Production for Drill Site 2-S will be processed through the Kuparuk River Unit facilities.
Next on the horizon for ConocoPhillips is to pursue development in the Greater Mooses Tooth Unit in the National Petroleum Reserve-Alaska, thirty miles west of Kuparuk. ConocoPhillips was in the regulatory and permitting phase as of April, and continues to progress the engineering for final project approval by late 2014. ConocoPhillips says the Greater Mooses Tooth One (GMT-1) will be connected to CD-5, another satellite site connected to the Alpine oilfield in the Colville River Unit. CD-5 is currently undergoing engineering and material acquisition, and oil from both GMT-1 and CD-5 will be processed through existing Alpine facilities, and connected by a 7.8 mile road and pipeline.

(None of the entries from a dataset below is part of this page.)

+    static constexpr int blocksk_in = T ? 10 : 12;
+    static constexpr int fwd_out_max = 12;
+    static constexpr int dit3_out = T ? 10 : 16;
+    static constexpr int twist_out = 4;
+    static constexpr int gs_in = 4;
+    static constexpr CtSched tcols_fwd = ct_sched(T, 8, fwd_in, block2_in, OFHE_FWD_CANON ? 0xA8 : 0xAA);
+    static constexpr CtSched tcols9_fwd = ct_sched(T, 8, fwd_in + 4, block2_in, 0xAA);
+    static constexpr CtSched block2_fwd = ct_sched(T, 8, block2_in, fwd_out_max, 0xAA);
+    static constexpr CtSched block3_fwd = ct_sched(T, 12, block3_in, fwd_out_max, 0xAAA);
+    static constexpr CtSched blocksk_fwd = ct_sched(T, 9, blocksk_in, fwd_out_max, 0x155);
+    static constexpr CtSched dit2 = ct_sched(T, 4, dit3_out, kLazyMax, 0x5);
+    static constexpr CtSched dit3 = ct_sched(T, 8, dit3_out, kLazyMax, 0x55);
+    static constexpr CtSched ditsk = ct_sched(T, 5, dit3_out, kLazyMax, 0x15);
+    static constexpr CtSched cols_fwd(int ka) { return ct_sched(T, ka, fwd_in, block3_in, cols_fixed(ka)); }
+    static_assert(tcols_fwd.out > 0 && tcols_fwd.out <= block2_in && tcols_fwd.out <= blocksk_in, "k_tcols forward -> k_block");
+    static_assert(tcols9_fwd.out > 0 && tcols9_fwd.out <= block2_in, "k_tcols9 forward -> k_block NR = 2");
+    static_assert(block2_fwd.out > 0 && block3_fwd.out > 0 && blocksk_fwd.out > 0, "k_block forward half");
+    static_assert(dit2.out > 0 && dit3.out > 0 && ditsk.out > 0, "k_block DIT rounds");
+    static_assert(twist_out <= gs_in, "k_block inverse -> inverse column pass");
+};
+static_assert(LazyB<true>::tcols_fwd.folds == 0x48 && LazyB<true>::tcols_fwd.out == 10, "N N N F | N N F N");
+static_assert(LazyB<true>::tcols9_fwd.folds == 0xA4 && LazyB<true>::tcols9_fwd.out == 6, "N N F N | N F N F");
+static_assert(LazyB<true>::block2_fwd.folds == 0x92 && LazyB<true>::block2_fwd.out == 6, "N F N N | F N N F");
+static_assert(LazyB<true>::block3_fwd.folds == 0x492 && LazyB<true>::block3_fwd.out == 10, "N F N N | F N N F | N N F N");
+static_assert(LazyB<true>::blocksk_fwd.folds == 0x92 &&LazyB<true>::blocksk_fwd.out == 10, "N | F N N F | N N F N");
+static_assert(LazyB<true>::dit2.folds == 0x2 && LazyB<true>::dit3.folds == 0x92 && LazyB<true>::ditsk.folds == 0x12, "DIT rounds");
+static_assert(LazyB<true>::cols_fwd(3).folds == 0x4 && LazyB<true>::cols_fwd(5).folds == 0x8, "k_cols forward");
+
 template <bool SPQ, bool QA>
 __device__ __forceinline__ void ct_bfly_cs(u64& x, u64& y, Tw w, const Mod<SPQ, QA>& M, bool cs) {
     u64 a;
@@ -219,12 +307,12 @@
         for (int g = 0; g < 16; g += 2 * half) ct_bfly<CS>(v[g + j], v[g + j + half], w, M);
     }
 }
-template <class M_>
+template <u32 F, class M_>
 __device__ __forceinline__ void dit_round16(u64 (&v)[16], const u64* dtw, u32 st, u32 r, const M_& M) {
-    dit_stage16<0, 1>(v, dtw + 2 * ((u64)st + r), st, M);
-    dit_stage16<1, 0>(v, dtw + 2 * ((u64)2 * st + r), st, M);
-    dit_stage16<2, 1>(v, dtw + 2 * ((u64)4 * st + r), st, M);
-    dit_stage16<3, 0>(v, dtw + 2 * ((u64)8 * st + r), st, M);
+    dit_stage16<0, F & 1>(v, dtw + 2 * ((u64)st + r), st, M);
+    dit_stage16<1, (F >> 1) & 1>(v, dtw + 2 * ((u64)2 * st + r), st, M);
+    dit_stage16<2, (F >> 2) & 1>(v, dtw + 2 * ((u64)4 * st + r), st, M);
+    dit_stage16<3, (F >> 3) & 1>(v, dtw + 2 * ((u64)8 * st + r), st, M);
 }
 
 template <bool SPQ, bool QA>
@@ -261,7 +349,7 @@
     return canon4m(shoup_lazy(x, f.w, f.wp, M), M);
 }
 
-template <int S, class M_, int CS = S & 1>
+template <int S, class M_, int CS>
 __device__ __forceinline__ void fwd_stage16(u64 (&v)[16], const u64* tw, u32 M0, const M_& M) {
     constexpr int half = 8 >> S;
     const u64* base = tw + 2 * ((u64)M0 << S);
@@ -288,52 +376,119 @@
 #ifndef OFHE_LAZY_GS
 #define OFHE_LAZY_GS 1
 #endif
+template <int E>
+struct GsSched {
+    static constexpr int KA = __builtin_ctz(E);
+    unsigned char kq[KA][E / 2];
+    unsigned char red[KA][E / 2];
+    unsigned char out[E];
+    int nred;
+};
+constexpr int gs_k(int half, int i) { return (i / half) * 2 * half + i % half; }
+constexpr int gs_i(int half, int r) { return r % (2 * half) < half ? (r / (2 * half)) * half + r % (2 * half) : -1; }
+template <int E>
+constexpr GsSched<E> gs_sched(bool tight, int red_to, int in, int out_max) {
+    GsSched<E> S{};
+    constexpr int KA = GsSched<E>::KA;
+    int b[E] = {};
+    bool bad = false;
+    for (int k = 0; k < E; k++) b[k] = in;
+    for (int si = 0; si < KA; si++) {
+        const int half = 1 << si;
+        for (int i = 0; i < E / 2; i++) {
+            const int k = gs_k(half, i), bx = b[k], by = b[k + half];
+            if (bx + by > kLazyMax) bad = true;
+            S.kq[si][i] = (unsigned char)(tight ? by : ((bx > 4 || by > 4) ? 8 : 4));
+            b[k] = bx + by;
+            b[k + half] = 4;
+        }
+        for (int i = 0; i < E / 2; i++) {
+            int r[2] = {-1, -1};
+            if (!tight) {
+                if (b[gs_k(half, i)] > 8) r[0] = gs_k(half, i);
+            } else if (si + 1 == KA) {
+                if (b[gs_k(half, i)] > out_max) r[0] = gs_k(half, i);
+            } else {
+                const int x = gs_k(2 * half, i), y = x + 2 * half;
+                const int hi = b[x] >= b[y] ? x : y, lo = x + y - hi;
+                if (b[x] + b[y] > kLazyMax) {
+                    r[0] = hi;
+                    if (red_to + b[lo] > kLazyMax) r[1] = lo;
+                }
+            }
+            for (int u = 0; u < 2; u++) {
+                if (r[u] < 0) continue;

ConocoPhillips drilled two exploration wells in NPR-A this winter: Rendezvous 3 and Flat Top 1.
Photo by Judy Patrick, Courtesy of ConocoPhillips Alaska Inc.
More Alaska Production Act
For projects in the exploration phase, the shift to development lies heavily on whether or not Senate Bill 21, the More Alaska Production Act, is repealed this August.

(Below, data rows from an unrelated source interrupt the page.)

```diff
+template <int DIL, bool BNS = false>
+__global__ void __launch_bounds__(256, (BNS || DIL > 1) ? 2 : 3) k_dw3_bwd_rows(lhn_view x, const float* __restrict__ w, lhn_view y, lhn_gradview gy,
+                                                         float* __restrict__ dx, int dx_acc, float* __restrict__ dw, int nstrips,
+                                                         int nchunks, int CH, int cgroups, int nrep, int64_t rep_stride, int ps,
+                                                         DwBnSum bs) {
+  constexpr int P = DIL, R = 2 * P + 2, WW = 32 + 2 * P, KK = 9;
+  extern __shared__ __attribute__((aligned(16))) float smem[];
+  f4* tdy = reinterpret_cast<f4*>(smem);
+  f4* tx = tdy + R * WW * 8;
+  f4* wl = tx + R * WW * 8;
+  f4* cst = wl + KK * 8;
+  f4* tmi = cst + KK * 8;
+  f4* traw = tmi + 16;
+  const int tid = threadIdx.x, c4 = tid & 7, pl = tid >> 3;
+  const int ntile = y.N * ps * ps * nchunks * nstrips * cgroups;
+  const int cg = blockIdx.x % cgroups;
+  const int cvalid = min(8, (x.C - cg * 32) >> 2);
+  const bool cok = c4 < cvalid;
+  const int c4e = cok ? c4 : 0;
+  const int cx = x.coff + cg * 32 + 4 * c4e, cy = y.coff + cg * 32 + 4 * c4e;
+  const bool edge = tid < 16 * P;
+  const int ecol = (pl < P) ? pl : 32 + pl;
+  const f4 z = (f4){0.f, 0.f, 0.f, 0.f}, one = (f4){1.f, 1.f, 1.f, 1.f};
+  if (tid < KK * 8) {
+    const int k = tid >> 3, cc = cg * 32 + 4 * min(tid & 7, cvalid - 1);
+    wl[tid] = (f4){w[(cc + 0) * KK + k], w[(cc + 1) * KK + k], w[(cc + 2) * KK + k], w[(cc + 3) * KK + k]};
+  } else if (tid < 2 * KK * 8) {
+    const int i = tid - KK * 8, kind = i >> 3, ca = cg * 32 + 4 * min(i & 7, cvalid - 1), j = kind % 3;
+    const float* tab = kind < 3 ? x.table : kind < 6 ? y.table : gy.coef;
+    const int cs = kind < 3 ? x.cstride : y.cstride, co = kind < 3 ? x.coff : y.coff;
+    cst[i] = tab ? *reinterpret_cast<const f4*>(tab + j * cs + co + ca) : ((kind < 6 ? j != 1 : j == 0) ? one : z);
+  } else if (BNS && tid < 2 * KK * 8 + 16) {
+    const int i = tid - 2 * KK * 8, kind = i >> 3, cc = i & 7;
+    tmi[i] = *reinterpret_cast<const f4*>(bs.save + kind * bs.C + bs.coff + cg * 32 + 4 * cc);
+  }
+  f4 accw[KK];
+#pragma unroll
+  for (int k = 0; k < KK; ++k) accw[k] = z;
+  f4 sdu = z, sdux = z;
+  struct Item {
+    int n, pa, pb, SH, SW, wb, h0, nrows;
+  };
+  auto decode = [&](int t) __attribute__((always_inline)) {
+    Item it;
+    int r = t / cgroups;
+    const int st = r % nstrips;
+    r /= nstrips;
+    const int ch = r % nchunks;
+    r /= nchunks;
+    const int par = r % (ps * ps);
+    it.n = r / (ps * ps);
+    it.pa = par / ps;
+    it.pb = par % ps;
+    it.SH = (x.H - it.pa + ps - 1) / ps;
+    it.SW = (x.W - it.pb + ps - 1) / ps;
+    it.wb = st * 32;
+    it.h0 = ch * CH;
+    it.nrows = max(0, min(CH, it.SH - it.h0));
+    return it;
+  };
+  f4 mx = z, my = z, mz = z, mp = z, ex = z, ey = z, ez = z, ep = z;
+  bool okm = false, oke = false;
+  auto issue = [&](const Item& it, int hr) __attribute__((always_inline)) {
+    const bool rok = hr >= 0 && hr < it.SH && cok;
+    const int ih = it.pa + ps * hr;
+    const int cm = it.wb + pl, ce = it.wb - P + ecol;
+    okm = rok && cm < it.SW;
+    oke = rok && edge && ce >= 0 && ce < it.SW;
+    mx = my = mz = mp = ex = ey = ez = ep = z;
+    if (okm) {
+      const size_t pix = (size_t)(it.n * x.H + ih) * x.W + it.pb + ps * cm;
+      mx = *reinterpret_cast<const f4*>(x.data + pix * x.cstride + cx);
+      my = *reinterpret_cast<const f4*>(y.data + pix * y.cstride + cy);
+      mz = *reinterpret_cast<const f4*>(gy.dz + pix * y.cstride + cy);
+      if (gy.dpool) mp = lhn_dpool_sum(gy, y, it.n, ih, it.pb + ps * cm, cy);
+    }
+    if (oke) {
+      const size_t pix = (size_t)(it.n * x.H + ih) * x.W + it.pb + ps * ce;
+      ex = *reinterpret_cast<const f4*>(x.data + pix * x.cstride + cx);
+      ey = *reinterpret_cast<const f4*>(y.data + pix * y.cstride + cy);
+      ez = *reinterpret_cast<const f4*>(gy.dz + pix * y.cstride + cy);
+      if (gy.dpool) ep = lhn_dpool_sum(gy, y, it.n, ih, it.pb + ps * ce, cy);
+    }
+  };
+  auto put = [&](int s, int col, bool ok, f4 rx, f4 ry, f4 rz, f4 rp, f4 xg, f4 yg) __attribute__((always_inline)) {
+    const f4 xsc = cst[c4], xsh = cst[8 + c4], xsl = cst[16 + c4];
+    const f4 ysc = cst[24 + c4], ysh = cst[32 + c4], ysl = cst[40 + c4];
+    const f4 gA = cst[48 + c4], gB = cst[56 + c4], gC = cst[64 + c4];
+    const f4 ux = rx * xsc + xsh;
+    const f4 vx = (f4){lhn_lrelu(ux.x, xsl.x), lhn_lrelu(ux.y, xsl.y), lhn_lrelu(ux.z, xsl.z), lhn_lrelu(ux.w, xsl.w)} * xg;
+    const f4 e = rz * yg + rp;
+    const f4 u = ry * ysc + ysh;
+    const f4 dl = (f4){u.x > 0.f ? 1.f : ysl.x, u.y > 0.f ? 1.f : ysl.y, u.z > 0.f ? 1.f : ysl.z, u.w > 0.f ? 1.f : ysl.w};
+    const f4 vy = gA * (e * dl) + gB * ry + gC;
+    tx[(s * WW + col) * 8 + c4] = ok ? vx : z;
+    tdy[(s * WW + col) * 8 + c4] = ok ? vy : z;
+    if (BNS && col >= P && col < 32 + P) traw[(s * 32 + col - P) * 8 + c4] = rx;
+  };
+  int t = blockIdx.x;
+  if (t < ntile) {
+    const Item nx = decode(t);
+    issue(nx, nx.h0 - P);
+  }
+#pragma unroll 1
+  for (; t < ntile; t += gridDim.x) {
+    const Item it = decode(t);
+    const f4 xg = x.gate ? *reinterpret_cast<const f4*>(x.gate + (size_t)it.n * x.cstride + cx) : one;
+    const f4 yg = y.gate ? *reinterpret_cast<const f4*>(y.gate + (size_t)it.n * y.cstride + cy) : one;
+    const int wcol = it.wb + pl, nload = it.nrows + 2 * P;
+    const bool ocol = wcol < it.SW;
+    __syncthreads();
+#pragma unroll 1
+    for (int q = 0; q < nload; ++q) {
+      const bool orow = q >= 2 * P;
+      const int hh = it.h0 + max(q - 2 * P, 0);
+      float* o = dx + ((size_t)(it.n * x.H + it.pa + ps * hh) * x.W + it.pb + ps * wcol) * x.cstride + cx;
+      const bool st = orow && dx && cok && ocol;
+      const int s = q % R;
+      put(s, pl + P, okm, mx, my, mz, mp, xg, yg);
+      if (edge) put(s, ecol, oke, ex, ey, ez, ep, xg, yg);
+      if (q + 1 < nload) issue(it, it.h0 - P + q + 1);
+      else if (t + (int)gridDim.x < ntile) {
+        const Item nx = decode(t + gridDim.x);
+        issue(nx, nx.h0 - P);
+      }
+      __syncthreads();
+      if (!orow || !ocol) continue;
+      int sr[3];
+#pragma unroll
+      for (int a = 0; a < 3; ++a) sr[a] = (q - 2 * P + a * DIL) % R;
+      const int centre = (sr[1] * WW + pl + P) * 8 + c4;
+      const f4 dyc = tdy[centre];
+      f4 accx = z;
+#pragma unroll
+      for (int a = 0; a < 3; ++a) {
+#pragma unroll
+        for (int b = 0; b < 3; ++b) {
+          accx += tdy[(sr[2 - a] * WW + pl + 2 * P - b * DIL) * 8 + c4] * wl[(a * 3 + b) * 8 + c4];
+          accw[a * 3 + b] += dyc * tx[(sr[a] * WW + pl + b * DIL) * 8 + c4];
+        }
+      }
+      if (BNS) {
+        const f4 raw = traw[(sr[1] * 32 + pl) * 8 + c4];
+        const f4 xsc = cst[c4], xsh = cst[8 + c4], xsl = cst[16 + c4];
+        const f4 u = raw * xsc + xsh;
+        const f4 du = accx * (f4){u.x > 0.f ? 1.f : xsl.x, u.y > 0.f ? 1.f : xsl.y, u.z > 0.f ? 1.f : xsl.z, u.w > 0.f ? 1.f : xsl.w};
+        sdu += du;
+        sdux += du * ((raw - tmi[c4]) * tmi[8 + c4]);
+      }
+      if (st) {
+        if (dx_acc) accx += *reinterpret_cast<const f4*>(o);
+        if (bs.add[0]) accx += *reinterpret_cast<const f4*>(bs.add[0] + (o - dx));
+        if (bs.add[1]) accx += *reinterpret_cast<const f4*>(bs.add[1] + (o - dx));
+        *reinterpret_cast<f4*>(o) = accx;
+      }
+    }
+  }
+  f4* red = tdy;
+  if (BNS) {
+    double* sts = bs.sums + (size_t)((blockIdx.x / cgroups) % LHN_STAT_REPLICAS) * 2 * bs.C + bs.coff + cg * 32;
+    lhn_block_stat_atomics(sdu, sdux, 8, red, sts, sts + bs.C);
+  }
+  float* dwr = dw + (size_t)((blockIdx.x / cgroups) % nrep) * rep_stride;
+#pragma unroll
+  for (int k = 0; k < KK; ++k)
+#pragma unroll
+    for (int o = 8; o < 64; o <<= 1) {
+      accw[k].x += __shfl_xor(accw[k].x, o, 64);
+      accw[k].y += __shfl_xor(accw[k].y, o, 64);
+      accw[k].z += __shfl_xor(accw[k].z, o, 64);
+      accw[k].w += __shfl_xor(accw[k].w, o, 64);
+    }
+  __syncthreads();
+  if ((tid & 63) < 8)
+#pragma unroll
+    for (int k = 0; k < KK; ++k) red[(k * 4 + (tid >> 6)) * 8 + c4] = accw[k];
+  __syncthreads();
+  if (tid < KK * 8) {
+    const int k = tid >> 3, cc = tid & 7;
+    const f4 sacc = red[(k * 4 + 0) * 8 + cc] + red[(k * 4 + 1) * 8 + cc] + red[(k * 4 + 2) * 8 + cc] + red[(k * 4 + 3) * 8 + cc];
+    const int cb = cg * 32 + 4 * cc;
+    if (cc < cvalid) {
+      atomicAdd(dwr + (cb + 0) * KK + k, sacc.x);
+      atomicAdd(dwr + (cb + 1) * KK + k, sacc.y);
+      atomicAdd(dwr + (cb + 2) * KK + k, sacc.z);
+      atomicAdd(dwr + (cb + 3) * KK + k, sacc.w);
+    }
+  }
+}
+
 static int dw3_xchunk(int grid, int cgroups) {
   static int on = -1;
   if (on < 0) {
@@ -1437,6 +1627,37 @@
   const int grid = dw3_grid(ntile, cg, 4);
   hipLaunchKernelGGL((k_dwk_bwd_lds<K, DIL, BNS>), dim3(grid), dim3(256), lds, s, *x, w, *y, *gy, dx, dx_acc, dw, th, tw,
                      cg, nrep, rep_stride, ps, bs, dw3_xchunk(grid, cg));
+}
+template <int DIL, bool BNS = false>
+static void launch_dw3_bwd_rows(const lhn_view* x, const float* w, const lhn_view* y, const lhn_gradview* gy, float* dx, int dx_acc,
+                                float* dw, int nrep, int64_t rep_stride, hipStream_t s, int ps = 1, const DwBnSum* bsp = nullptr) {
+  constexpr int P = DIL, R = 2 * P + 2, WW = 32 + 2 * P;
+  DwBnSum bs;
+  if (bsp) bs = *bsp; else { bs.sums = nullptr; bs.save = nullptr; bs.C = bs.coff = 0; bs.add[0] = bs.add[1] = nullptr; }
+  const int cg = (x->C + 31) / 32;
+  const int sh = (x->H + ps - 1) / ps, sw = (x->W + ps - 1) / ps;
+  const int nstrips = (sw + 31) / 32;
+  const size_t lds = (size_t)(2 * R * WW * 8 + 2 * 9 * 8 + 16 + (BNS ? R * 32 * 8 : 0)) * 16;
+  static LhnKernelCfg cfg;
+  int per_cu = 1;
+  (void)lhn_kernel_cfg(cfg, &k_dw3_bwd_rows<DIL, BNS>, lds, 8, &per_cu);
+  const int base = x->N * ps * ps * nstrips * cg;
+  int nch = (lhn_num_cus() * per_cu + base - 1) / base;
+  nch = std::max(1, std::min(nch, (sh + 7) / 8));
+  const int CH = (sh + nch - 1) / nch;
+  nch = (sh + CH - 1) / CH;
+  const int ntile = base * nch;
+  const int grid = dw3_grid(ntile, cg, per_cu);
+  hipLaunchKernelGGL((k_dw3_bwd_rows<DIL, BNS>), dim3(grid), dim3(256), lds, s, *x, w, *y, *gy, dx, dx_acc, dw, nstrips, nch, CH, cg,
+                     nrep, rep_stride, ps, bs);
+}
+static bool lhn_dw_bwd_v1() {
+  static int v = -1;
+  if (v < 0) {
+    const char* e = getenv("LHN_DW_BWD_V1");
+    v = (e && e[0] == '1') ? 1 : 0;
+  }
+  return v == 1;
 }
 
 
@@ -1705,13 +1926,21 @@
                     float* dw, int k, int dil, int nrep, int64_t rep_stride, hipStream_t s, const DwBnSum* bs) {
   if (bs && bs->sums) {
     if (!(k == 3 && dil == 1 && dx && !dx_acc)) return 0;
-    launch_dwk_bwd<3, 1, true>(x, w, y, gy, dx, dx_acc, dw, nrep, rep_stride, s, 1, bs);
+    if (lhn_dw_bwd_v1()) launch_dwk_bwd<3, 1, true>(x, w, y, gy, dx, dx_acc, dw, nrep, rep_stride, s, 1, bs);
+    else launch_dw3_bwd_rows<1, true>(x, w, y, gy, dx, dx_acc, dw, nrep, rep_stride, s, 1, bs);
     return 1;
   }
-  if (k == 3 && dil == 1) launch_dwk_bwd<3, 1>(x, w, y, gy, dx, dx_acc, dw, nrep, rep_stride, s, 1, bs);
-  else if (k == 3 && dil == 2 && x->W >= 16) launch_dwk_bwd<3, 1>(x, w, y, gy, dx, dx_acc, dw, nrep, rep_stride, s, 2, bs);
-  else if (k == 3 && dil == 2) launch_dwk_bwd<3, 2>(x, w, y, gy, dx, dx_acc, dw, nrep, rep_stride, s, 1, bs);
-  else if (k == 7 && dil == 1) launch_dwk_bwd<7, 1>(x, w, y, gy, dx, dx_acc, dw, nrep, rep_stride, s, 1, bs);
+  const bool v1 = lhn_dw_bwd_v1();
+  if (k == 3 && dil == 1) {
+    if (v1) launch_dwk_bwd<3, 1>(x, w, y, gy, dx, dx_acc, dw, nrep, rep_stride, s, 1, bs);
+    else launch_dw3_bwd_rows<1>(x, w, y, gy, dx, dx_acc, dw, nrep, rep_stride, s, 1, bs);
+  } else if (k == 3 && dil == 2 && x->W >= 16) {
+    if (v1) launch_dwk_bwd<3, 1>(x, w, y, gy, dx, dx_acc, dw, nrep, rep_stride, s, 2, bs);
+    else launch_dw3_bwd_rows<1>(x, w, y, gy, dx, dx_acc, dw, nrep, rep_stride, s, 2, bs);
+  } else if (k == 3 && dil == 2) {
+    if (v1) launch_dwk_bwd<3, 2>(x, w, y, gy, dx, dx_acc, dw, nrep, rep_stride, s, 1, bs);
+    else launch_dw3_bwd_rows<2>(x, w, y, gy, dx, dx_acc, dw, nrep, rep_stride, s, 1, bs);
+  } else if (k == 7 && dil == 1) launch_dwk_bwd<7, 1>(x, w, y, gy, dx, dx_acc, dw, nrep, rep_stride, s, 1, bs);
   else return 0;
   return 1;
 }
```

Many companies say if Senate Bill 21 is repealed, it will negatively affect their investment decisions.
“The funding decision for [the exploratory and developmental] investments is going to be heavily influenced by the results of the referendum on [oil] tax reform this August,” says Jepsen. “If the tax reform gets repealed, it’s going to have a very adverse impact on the corporation’s view on investment.”
BP attributes the decision to pursue many of its development projects to Senate Bill 21.
“After oil tax reform was passed and signed into law, it aligned the Prudhoe Bay working interest owners behind these projects and opportunities, in particular the West End and the two rigs set for 2015 and 2016,” Patience says.
Even Repsol says Senate Bill 21 plays a role after discovery. “Besides the size of the discovery, the other critical variable will be the outcome of Ballot Measure One,” Hardman says. “The oil tax structure could mean the difference between a ‘go’ and a ‘no go’ decision on a development project.”
Russ Slaten is the Associate Editor at Alaska Business Monthly.